# Spaß mit den Kollegen..



## Bender25 (14 August 2008)

Hallo zusammen, 

da ich letztens mal wieder  reingelegt worden bin (sollte ein Hr. Bär dringend zurückrufen(die nummer war vom Zoo in Stuttgart) würde ich mich gerne rächen... Aber leider bin ich da ziemlich ideenarm. 
Vieleicht kennt ihr das und habt nen tollen Tip. Halt nichts gemeines. Kleine Späße am Arbeitsplatz lockern auf.


----------



## johnij (14 August 2008)

Bender25 schrieb:


> Hallo zusammen,
> 
> da ich letztens mal wieder reingelegt worden bin (sollte ein Hr. Bär dringend zurückrufen(die nummer war vom Zoo in Stuttgart) würde ich mich gerne rächen... Aber leider bin ich da ziemlich ideenarm.
> Vieleicht kennt ihr das und habt nen tollen Tip. Halt nichts gemeines. Kleine Späße am Arbeitsplatz lockern auf.


 

Wie wäre es mit der Nummer der Forumdiva(hates u) ROFLMAO

johnij


----------



## Cerberus (14 August 2008)

Irgendwie passt der Thementitel nicht mit deinem Eitnrag überein. Denn wenn du deinen Spaß hast, dann müssten sich ja rein theoretisch deine Kollegen ärgern oder?


----------



## Bender25 (14 August 2008)

Cerberus schrieb:


> Irgendwie passt der Thementitel nicht mit deinem Eitnrag überein.
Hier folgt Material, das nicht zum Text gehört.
int tile_rows(int M) { return M <= 64 ? 64 : BM; }

int choose_splits(int64_t K, int M, int N) {
  const int64_t tiles = cdiv(M, tile_rows(M)) * cdiv(N, BN);
  int64_t s = cdiv(tile_rows(M) == 64 ? 1024 : 768, tiles);
  const int64_t max_s = cdiv(K, 16 * KT);
  if (s > max_s) s = max_s;
  if (s < 1) s = 1;
  return (int)s;
}

}
}

using namespace rgbx;

extern "C" int rgbx_gemm_tn_workspace_bytes(int64_t K, int64_t M, int64_t N, size_t* bytes) {
  if (!bytes || K < 0 || M < 0 || N < 0) return fail(RGBX_E_ARG, "gemm_tn_workspace_bytes: bad argument");
  if (M >= INT32_MAX || N >= INT32_MAX) return fail(RGBX_E_RANGE, "gemm_tn: M or N exceeds int32");
  *bytes = (size_t)choose_splits(K, (int)M, (int)N) * ((size_t)M * (size_t)N + (size_t)M) * sizeof(float);
  return RGBX_OK;
}

namespace rgbx {
namespace {

int run_gemm_tn(const char* name, int mode, const float* A, int64_t lda, const float* B, int64_t ldb, float* C,
                int64_t ldc, float* a_colsum, int64_t K, int64_t M, int64_t N, float alpha, void* workspace,
                size_t workspace_bytes, rgbx_stream_t stream, const TnExtra& ex) {
  if (K < 0 || M < 0 || N < 0) return fail(RGBX_E_ARG, "%s: negative size", name);
  if (M == 0 || N == 0) return RGBX_OK;
  if (!C || (K > 0 && (!A || !B))) return fail(RGBX_E_ARG, "%s: null pointer", name);
  if (M >= INT32_MAX || N >= INT32_MAX) return fail(RGBX_E_RANGE, "%s: M or N exceeds int32", name);
  if (lda < M || ldb < N || ldc < N) return fail(RGBX_E_ARG, "%s: leading dimension too small", name);
  bool v4 = aligned16(A) && aligned16(B) && lda % 4 == 0 && ldb % 4 == 0;
  if (mode == A_BN) {
    if (K > 0 && (!ex.X || !ex.mean || !ex.rstd || !ex.ca || !ex.cb || !ex.ck))
      return fail(RGBX_E_ARG, "%s: null pointer", name);
    if (ex.ldx < M) return fail(RGBX_E_ARG, "%s: leading dimension too small", name);
    v4 = v4 && aligned16(ex.X) && ex.ldx % 4 == 0;
  }
  if (mode == A_ROWS) {
    if (ex.n_rows < 0 || ex.n_rows > K || (ex.n_rows > 0 && !ex.rows)) return fail(RGBX_E_ARG, "%s: bad row list", name);
    if (K >= INT32_MAX) return fail(RGBX_E_RANGE, "%s: K exceeds int32", name);
  }
  if (mode != A_PLAIN && !v4)
    return fail(RGBX_E_ALIGN, "%s: operands must be 16-byte aligned with leading dimensions that are multiples of 4", name);
  size_t need = 0;
  if (int rc = rgbx_gemm_tn_workspace_bytes(K, M, N, &need)) return rc;
  if (!workspace || workspace_bytes < need)
    return fail(RGBX_E_WS, "%s: workspace %zu < %zu bytes", name, workspace_bytes, need);
  hipStream_t s = (hipStream_t)stream;
  const int S = choose_splits(K, (int)M, (int)N);
  const int64_t slab = cdiv(cdiv(K > 0 ? K : 1, S), KT) * KT;
  float* part = static_cast<float*>(workspace);
  float* colpart = a_colsum ? part + (size_t)S * M * N : nullptr;
  const int mt = tile_rows((int)M);
  dim3 grid(S, (unsigned)cdiv(M, mt), (unsigned)cdiv(N, BN));
#define RGBX_GEMM_TN(V4, MT, MODE) \
  gemm_tn_partial_kernel<V4, MT, MODE><<<grid, 256, 0, s>>>(A, lda, B, ldb, part, colpart, K, (int)M, (int)N, slab, ex)
  if (mode == A_BN) { if (mt == 64) RGBX_GEMM_TN(true, 64, A_BN); else RGBX_GEMM_TN(true, 128, A_BN); }
  else if (mode == A_ROWS) { if (mt == 64) RGBX_GEMM_TN(true, 64, A_ROWS); else RGBX_GEMM_TN(true, 128, A_ROWS); }
  else if (v4) { if (mt == 64) RGBX_GEMM_TN(true, 64, A_PLAIN); else RGBX_GEMM_TN(true, 128, A_PLAIN); }
  else { if (mt == 64) RGBX_GEMM_TN(false, 64, A_PLAIN); else RGBX_GEMM_TN(false, 128, A_PLAIN); }
#undef RGBX_GEMM_TN
  RGBX_CHECK_LAUNCH("gemm_tn_partial_kernel");
  const int64_t MN = M * N;
  int64_t rb = cdiv(MN, 32);
  if (rb > kMaxGrid) rb = kMaxGrid;
  gemm_tn_reduce_kernel<<<(int)rb, 256, 0, s>>>(part, S, MN, C, (int)N, ldc, alpha);
  RGBX_CHECK_LAUNCH("gemm_tn_reduce_kernel");
  if (a_colsum) {
    gemm_tn_reduce_kernel<<<(int)cdiv(M, 32), 256, 0, s>>>(colpart, S, M, a_colsum, (int)M, M, 1.0f);
    RGBX_CHECK_LAUNCH("gemm_tn_reduce_kernel");
  }
  return RGBX_OK;
}

}
}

Denn wenn du deinen Spaß hast, dann müssten sich ja rein theoretisch deine Kollegen ärgern oder?


 

So gesehen stimmt es... Wenn sie nach solch einer aktion dann spaß haben ist was schief gelaufen *g*


----------



## diabolo150973 (14 August 2008)

Nur so zum Gedankenanstoß:

-Türschilder vertauschen, z.B. "Abstellkammer <-> Geschäftsleitung"
-Cellophanfolie über das/die WC-Becken des Damenklos spannen
-Eine Schale Haschkekse ins Besprechungszimmer stellen
...

man kann auch ganz toll das Werkzeug von anderen Leuten zusammenschweißen (lassen)... wenn eine Werkstatt da ist

oder hier mal suchen:

http://www.onlinerache.de/?a=KL&b=kollegen


Viel Spaß!!!

Und bitte, bitte... berichte uns von Deinen Ergebnissen, bzw. ob Du den Arbeitgeber gewechselt hast oder er Dich austauscht


Gruß,

dia


----------



## kermit (14 August 2008)

diabolo150973 schrieb:


> ...
> -Cellophanfolie über das/die WC-Becken des Damenklos spannen
> -Eine Schale Haschkekse ins Besprechungszimmer stellen
> ...


das ist ja teuflisch ...


----------



## Bender25 (15 August 2008)

Ja ich glaube da bekommen wir noch was zusammen... Danke mal

Was auch noch lustig war kennt hier aber jetzt jeder. Hardcopy vom Desktop machen und dieses Bild als Hintergrundbild wieder einfügen. Fast alles was an Ordnern und Verknüpfungen da ist weg räumen und der Kollege klickt sich zu tode.


----------



## Perfektionist (15 August 2008)

Bender25 schrieb:


> Ja ich glaube da bekommen wir noch was zusammen... Danke mal
> 
> Was auch noch lustig war kennt hier aber jetzt jeder. Hardcopy vom Desktop machen und dieses Bild als Hintergrundbild wieder einfügen. Fast alles was an Ordnern und Verknüpfungen da ist weg räumen und der Kollege klickt sich zu tode.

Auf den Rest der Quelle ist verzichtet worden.